I got dell xps 14 i5 
How do i do that i try f12 boot many and f2 but cant find bios i thought it was harddrive to but dont know how to get to bios


----------



## Boss777

Just did some test and it says harddrive runing but stile same meassage family control on black screen maybe i need to upgrade lan drivers but how


----------



## spunk.funk

*Re: help! error black screen realtek pcie gbe famili controller*



> Just did some test and it says harddrive runing


Press *F12* and do the Dell Diagnostics on the HDD and the Memory.


----------



## Boss777

spunk.funk said:


> Press F12 and do the Dell Diagnostics on the HDD and the Memory.


I did and it said pass it took an hour to do the test


----------



## makinu1der2

*Re: help! error black screen realtek pcie gbe famili controller*

F2 should allow you to enter the BIOS (System Setup Menu)

Once there check the Boot Options and make sure correct and hard drive is listed,


----------



## Boss777

makinu1der2 said:


> F2 should allow you to enter the BIOS (System Setup Menu)
> 
> Once there check the Boot Options and make sure correct and hard drive is listed,























Hear is a pic i cant go to bios its all i have hear


----------



## Boss777

Harddrive test pass


----------



## makinu1der2

*Re: help! error black screen realtek pcie gbe famili controller*

While in the BIOS reset to defaults and save and exit.

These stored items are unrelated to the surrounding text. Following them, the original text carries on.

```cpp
STEGO_API int stego_sample_norm_fwd(const void* src, const void* src_pos, int src_is_bf16, long long stride_b,
                                    long long stride_c, long long stride_y, long long stride_x,
                                    const float* chan_scale, const float* chan_scale_pos, const float* coords1,
                                    const float* coords2, const long long* perms, void* tiles, int B, int C,
                                    int Cpad, int H, int W, int feature_samples, int nslots, int perms_are_raw_randperm,
                                    void* stream);
STEGO_API int stego_sample_labels_fwd(const void* label, const void* label_pos, int label_bytes, const float* coords1,
                                      const float* coords2, const long long* perms, void* tiles, int B, int n_classes,
                                      int Cpad, int H, int W, int feature_samples, int nslots,
                                      int perms_are_raw_randperm, void* stream);
STEGO_API int stego_corr_loss_fwd(const void* feat_tiles, const void* code_tiles, int B, int feature_samples, int E,
                                  int D, int nslots, int ncalls, const int* slot_of_call_host,
                                  const float* shifts_host, int pointwise, int zero_clamp, int stabilize,
                                  float* partials, float* stats, float* cd_out, float* fdc_out, float* loss_out,
                                  void* stream);
STEGO_API int stego_corr_loss_bwd(const void* feat_tiles, const void* code_tiles, int B, int feature_samples, int E,
                                  int D, int nslots, int ncalls, const int* slot_of_call_host,
                                  const float* shifts_host, int pointwise, int zero_clamp, int stabilize,
                                  const float* stats, const float* gscale, const float* gelem, const float* gcd,
                                  float* dtiles, void* stream);
STEGO_API int stego_sample_norm_bwd(const float* code, const float* code_pos, long long stride_b, long long stride_c,
                                    long long stride_y, long long stride_x, const float* coords1,
                                    const float* coords2, const long long* perms, const float* dtiles, float* dcode,
                                    float* dcode_pos, int B, int C, int H, int W, int feature_samples, int nslots,
                                    int perms_are_raw_randperm, void* stream);

STEGO_API int stego_corr_loss_tiled_fwd(const void* feat_tiles, const void* code_tiles, int B, int feature_samples,
                                        int E, int D, int nslots, int ncalls, const int* slot_of_call_host,
                                        const float* shifts_host, int pointwise, int zero_clamp, int stabilize,
                                        float* row_partials, float* row_means, float* stats, float* cd_out,
                                        float* fdc_out, float* loss_out, void* stream);
STEGO_API int stego_corr_loss_tiled_bwd(const void* feat_tiles, const void* code_tiles, int B, int feature_samples,
                                        int E, int D, int nslots, int ncalls, const int* slot_of_call_host,
                                        const float* shifts_host, int pointwise, int zero_clamp, int stabilize,
                                        const float* stats, const float* row_means, const float* gscale,
                                        const float* gelem, const float* gcd, float* dtiles, void* stream);

STEGO_API int stego_salience_counts(const void* salience, const void* salience_pos, int mask_bytes, int B, int H, int W,
                                    int* counts, void* stream);
STEGO_API int stego_salience_coords(const void* salience, const void* salience_pos, int mask_bytes, int B, int H, int W,
                                    int feature_samples, long long seed, const long long* offsets,
                                    const void* draws_u32, const float* u_reg1, const float* u_reg2,
                                    const float* u_keep, float* coords1, float* coords2, void* scratch, void* stream);
STEGO_API long long stego_salience_scratch_bytes(int B, int H, int W);

STEGO_API int stego_aug_record_words(void);
STEGO_API long long stego_aug_scratch_bytes(int B, int size);
STEGO_API int stego_aug_views(const float* img, long long stride_b, long long stride_c, long long stride_y,
                              long long stride_x, int B, int H, int W, int size, const int* records, void* scratch,
                              float* img_aug, float* coord_aug, void* stream);

STEGO_API int stego_tb_tables(double* edges, float* thresholds);
STEGO_API int stego_tb_histogram(const float* values, long long n, const float* thresholds, long long* counts,
                                 double* cta_partials, double* stats, void* stream);
STEGO_API int stego_corr_loss_fwd_hist(const void* feat_tiles, const void* code_tiles, int B, int feature_samples,
                                       int E, int D, int nslots, int ncalls, const int* slot_of_call_host,
                                       const float* shifts_host, int pointwise, int zero_clamp, int stabilize,
                                       float* partials, float* stats, float* cd_out, float* fdc_out, float* loss_out,
                                       const float* thresholds, long long* hist_counts, double* hist_cta_partials,
                                       double* hist_stats, void* stream);
STEGO_API int stego_corr_loss_tiled_fwd_hist(const void* feat_tiles, const void* code_tiles, int B,
// ... 189 lines not shown
```

stego_b200/csrc/attention.cu:

```cuda
#include <stdlib.h>

#include "common.cuh"
#include "host_util.h"

namespace stego {

constexpr int ATT_BQ = 128;
constexpr int ATT_BKV = 64;
constexpr int ATT_D = 64;
constexpr int ATT_STAGES = 4;
constexpr int ATT_THREADS = 288;

constexpr uint32_t ATT_Q_BYTES = 128 * 64 * 2;
constexpr uint32_t ATT_KV_BYTES = 64 * 64 * 2;
constexpr uint32_t ATT_SMEM_Q = 0;
constexpr uint32_t ATT_SMEM_KV = ATT_Q_BYTES;
constexpr uint32_t ATT_SMEM_BAR = ATT_SMEM_KV + ATT_STAGES * 2 * ATT_KV_BYTES;
constexpr uint32_t ATT_SMEM_TOTAL = ATT_SMEM_BAR + 128;

struct AttnParams {
  int N;
  int E;
  float scale_log2e;
};

__global__ void __launch_bounds__(ATT_THREADS, 2)
attention_fwd_kernel(const __grid_constant__ CUtensorMap tmQKV, const __grid_constant__ CUtensorMap tmOut, AttnParams p) {
  extern __shared__ __align__(1024) uint8_t smem[];
  if ((smem_u32(smem) & 1023u) != 0u) __trap();
  uint64_t* bars = reinterpret_cast<uint64_t*>(smem + ATT_SMEM_BAR);
  uint64_t* q_full = bars;
  uint64_t* kv_full = bars + 1;
  uint64_t* kv_empty = kv_full + ATT_STAGES;

  const int warp = threadIdx.x >> 5;
  const int lane = threadIdx.x & 31;
  const int q0 = blockIdx.x * ATT_BQ;
  const int head = blockIdx.y;
  const int img = blockIdx.z;
  const int nkv = (p.N + ATT_BKV - 1) / ATT_BKV;

  if (threadIdx.x == 0) {
    mbar_init(q_full, 1);
    for (int s = 0; s < ATT_STAGES; ++s) {
      mbar_init(&kv_full[s], 1);
      mbar_init(&kv_empty[s], 2);
    }
    fence_barrier_init();
  }
  __syncthreads();

  if (warp == 8) {
    if (lane == 0) {
      tma_prefetch_desc(&tmQKV);
      tma_prefetch_desc(&tmOut);
      mbar_arrive_expect_tx(q_full, ATT_Q_BYTES);
      tma_load_3d(smem + ATT_SMEM_Q, &tmQKV, q_full, head * ATT_D, q0, img);
      tma_load_3d(smem + ATT_SMEM_Q + ATT_Q_BYTES / 2, &tmQKV, q_full, head * ATT_D, q0 + 64, img);
      uint32_t stage = 0, phase = 0;
      for (int j = 0; j < nkv; ++j) {
        mbar_wait(&kv_empty[stage], phase ^ 1u);
        uint8_t* sk = smem + ATT_SMEM_KV + stage * 2 * ATT_KV_BYTES;
        mbar_arrive_expect_tx(&kv_full[stage], 2 * ATT_KV_BYTES);
        tma_load_3d(sk, &tmQKV, &kv_full[stage], p.E + head * ATT_D, j * ATT_BKV, img);
        tma_load_3d(sk + ATT_KV_BYTES, &tmQKV, &kv_full[stage], 2 * p.E + head * ATT_D, j * ATT_BKV, img);
        if (++stage == ATT_STAGES) { stage = 0; phase ^= 1u; }
      }
    }
    return;
  }

  const int wg = warp >> 2;
  const int wq = warp & 3;
  const bool leader = (threadIdx.x & 127) == 0;
  const float c = p.scale_log2e;
  constexpr uint32_t DESC_HI = smem_desc_hi_sw128(1024);
  uint8_t* sq = smem + ATT_SMEM_Q + wg * (ATT_Q_BYTES / 2);
  const uint32_t q_lo = smem_desc_lo(smem_u32(sq), 16);
  const uint32_t k_lo0 = smem_desc_lo(smem_u32(smem + ATT_SMEM_KV), 16);
  const uint32_t v_lo0 = smem_desc_lo(smem_u32(smem + ATT_SMEM_KV + ATT_KV_BYTES), 8192);
  float o[32];
#pragma unroll
  for (int i = 0; i < 32; ++i) o[i] = 0.f;
  float m_run[2] = {-INFINITY, -INFINITY}, l_run[2] = {0.f, 0.f};
  mbar_wait(q_full, 0);
  uint32_t stage = 0, phase = 0;
  for (int j = 0; j < nkv; ++j) {
    mbar_wait(&kv_full[stage], phase);
    const uint32_t k_lo = k_lo0 + stage * ((2 * ATT_KV_BYTES) >> 4);
    const uint32_t v_lo = v_lo0 + stage * ((2 * ATT_KV_BYTES) >> 4);
    float s[32];
    wgmma_fence();
#pragma unroll
    for (uint32_t k = 0; k < ATT_D / 16; ++k)
      wgmma_ss<64, 0, 0>(s, smem_desc_join(q_lo + k * 2, DESC_HI), smem_desc_join(k_lo + k * 2, DESC_HI), k > 0 ? 1u : 0u);
    wgmma_commit();
    wgmma_wait<0>();
    fence_operands(s);
    const int valid = p.N - j * ATT_BKV;
    if (valid < ATT_BKV) {
#pragma unroll
      for (int i = 0; i < 32; ++i)
        if (8 * (i >> 2) + 2 * (lane & 3) + (i & 1) >= valid) s[i] = -INFINITY;
    }
    float alpha[2], mc[2];
#pragma unroll
    for (int h = 0; h < 2; ++h) {
      float mx = -INFINITY;
#pragma unroll
      for (int i = 0; i < 8; ++i) mx = fmaxf(mx, fmaxf(s[4 * i + 2 * h], s[4 * i + 2 * h + 1]));
      mx = fmaxf(mx, __shfl_xor_sync(0xffffffffu, mx, 1));
      mx = fmaxf(mx, __shfl_xor_sync(0xffffffffu, mx, 2));
      const float m_new = fmaxf(m_run[h], mx);
      alpha[h] = ex2_approx((m_run[h] - m_new) * c);
      m_run[h] = m_new;
      mc[h] = m_new * c;
    }
    uint32_t a[4][4];
    float rs[2] = {0.f, 0.f};
#pragma unroll
    for (int i = 0; i < 8; ++i) {
#pragma unroll
// ... 244 lines not shown
```
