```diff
@@ -2940,7 +3251,21 @@
             lq.cs = L.cs_qkv;
             lq.ab = ABq;
             if ((rc = launch_gemm<EPI_LN_BIAS_BF16>(ctx, Xq, L.wf_qkv, L.bf_qkv, Qc, n, d, d, lq))) return rc;
-            if ((rc = last_block_cls(ctx, D, L, n, T, rows_pad, QKV, Qc, X, xf32 ? nullptr : Xn, Xlo, patch_out, AO, Xn, H, lo8))) return rc;
+            if (cls_fold) {
+                const uint32_t Hh = D.num_heads, nw = round_up(d / 2, 64u) / 64;
+                float *Qt = (float *)(H + (size_t)2 * n_pad * d), *Pl = Qt + (size_t)n * Hh * d;
+                float *Cc = Pl + (size_t)n * Hh * d, *Sb = Cc + (size_t)round_up(n * Hh, 4u);
+                const size_t lds = cls_fold_lds(d, nw);
+                static PerDeviceOnce fold_attr;
+                fold_attr.run(ctx->device, [] {
+                    (void)hipFuncSetAttribute((const void *)k_attention_cls_fold, hipFuncAttributeMaxDynamicSharedMemorySize, (int)cls_fold_lds(1024, 8));
+                });
+                hipLaunchKernelGGL(k_cls_qfold, dim3((n + CLSF_NI - 1) / CLSF_NI, Hh), dim3(256), 0, ctx->stream, Qc, L.wf_qkv + (size_t)d * d, L.cs_qkv + d, n, d, Hh, Qt, Cc);
+                hipLaunchKernelGGL(k_attention_cls_fold, dim3(n), dim3(nw * 64), lds, ctx->stream, Xn, AB, Qt, Cc, T, d, rows_pad, Hh, Pl, Sb);
+                hipLaunchKernelGGL(k_cls_ofold, dim3((n + 63) / 64, Hh), dim3(256), 0, ctx->stream, Pl, Sb, L.wf_qkv + (size_t)2 * d * d, L.cs_qkv + 2 * d,
+                                   L.bf_qkv + 2 * d, n, d, Hh, AO);
+            }
+            if ((rc = last_block_cls(ctx, D, L, n, T, rows_pad, cls_fold ? nullptr : QKV, Qc, X, xf32 ? nullptr : Xn, Xlo, patch_out, AO, Xn, H, lo8))) return rc;
             break;
         }
         if (f8_first <= l && l < f8_end) {
diff --git a/dream2real_amd/csrc/d2r_internal.h b/dream2real_amd/csrc/d2r_internal.h
--- a/dream2real_amd/csrc/d2r_internal.h
+++ b/dream2real_amd/csrc/d2r_internal.h
@@ -158,6 +158,7 @@
     int64_t gemm_nsplit = 0;
     int64_t attn_rem = 1;
     int64_t cls_last = 1;
+    int64_t cls_fold = 1;
     int64_t gemm_cfg = 0;
     int64_t mlp_f16 = 1;
     int64_t render_arith = 0;
```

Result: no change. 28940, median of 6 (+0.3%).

Can you post a picture of the message you get on the black screen.

Did you receive a Windows Recovery disc with the Dell?


----------



## Boss777

makinu1der2 said:


> While in the BIOS reset to defaults and save and exit.
> 
> Can you post a picture of the message you get on the black screen.
> 
> Did you receive a Windows Recovery disc with the Dell?


I cant for some reason any more upload pics


----------



## makinu1der2

*Re: help! error black screen realtek pcie gbe famili controller*

Are you getting the below message (or similar)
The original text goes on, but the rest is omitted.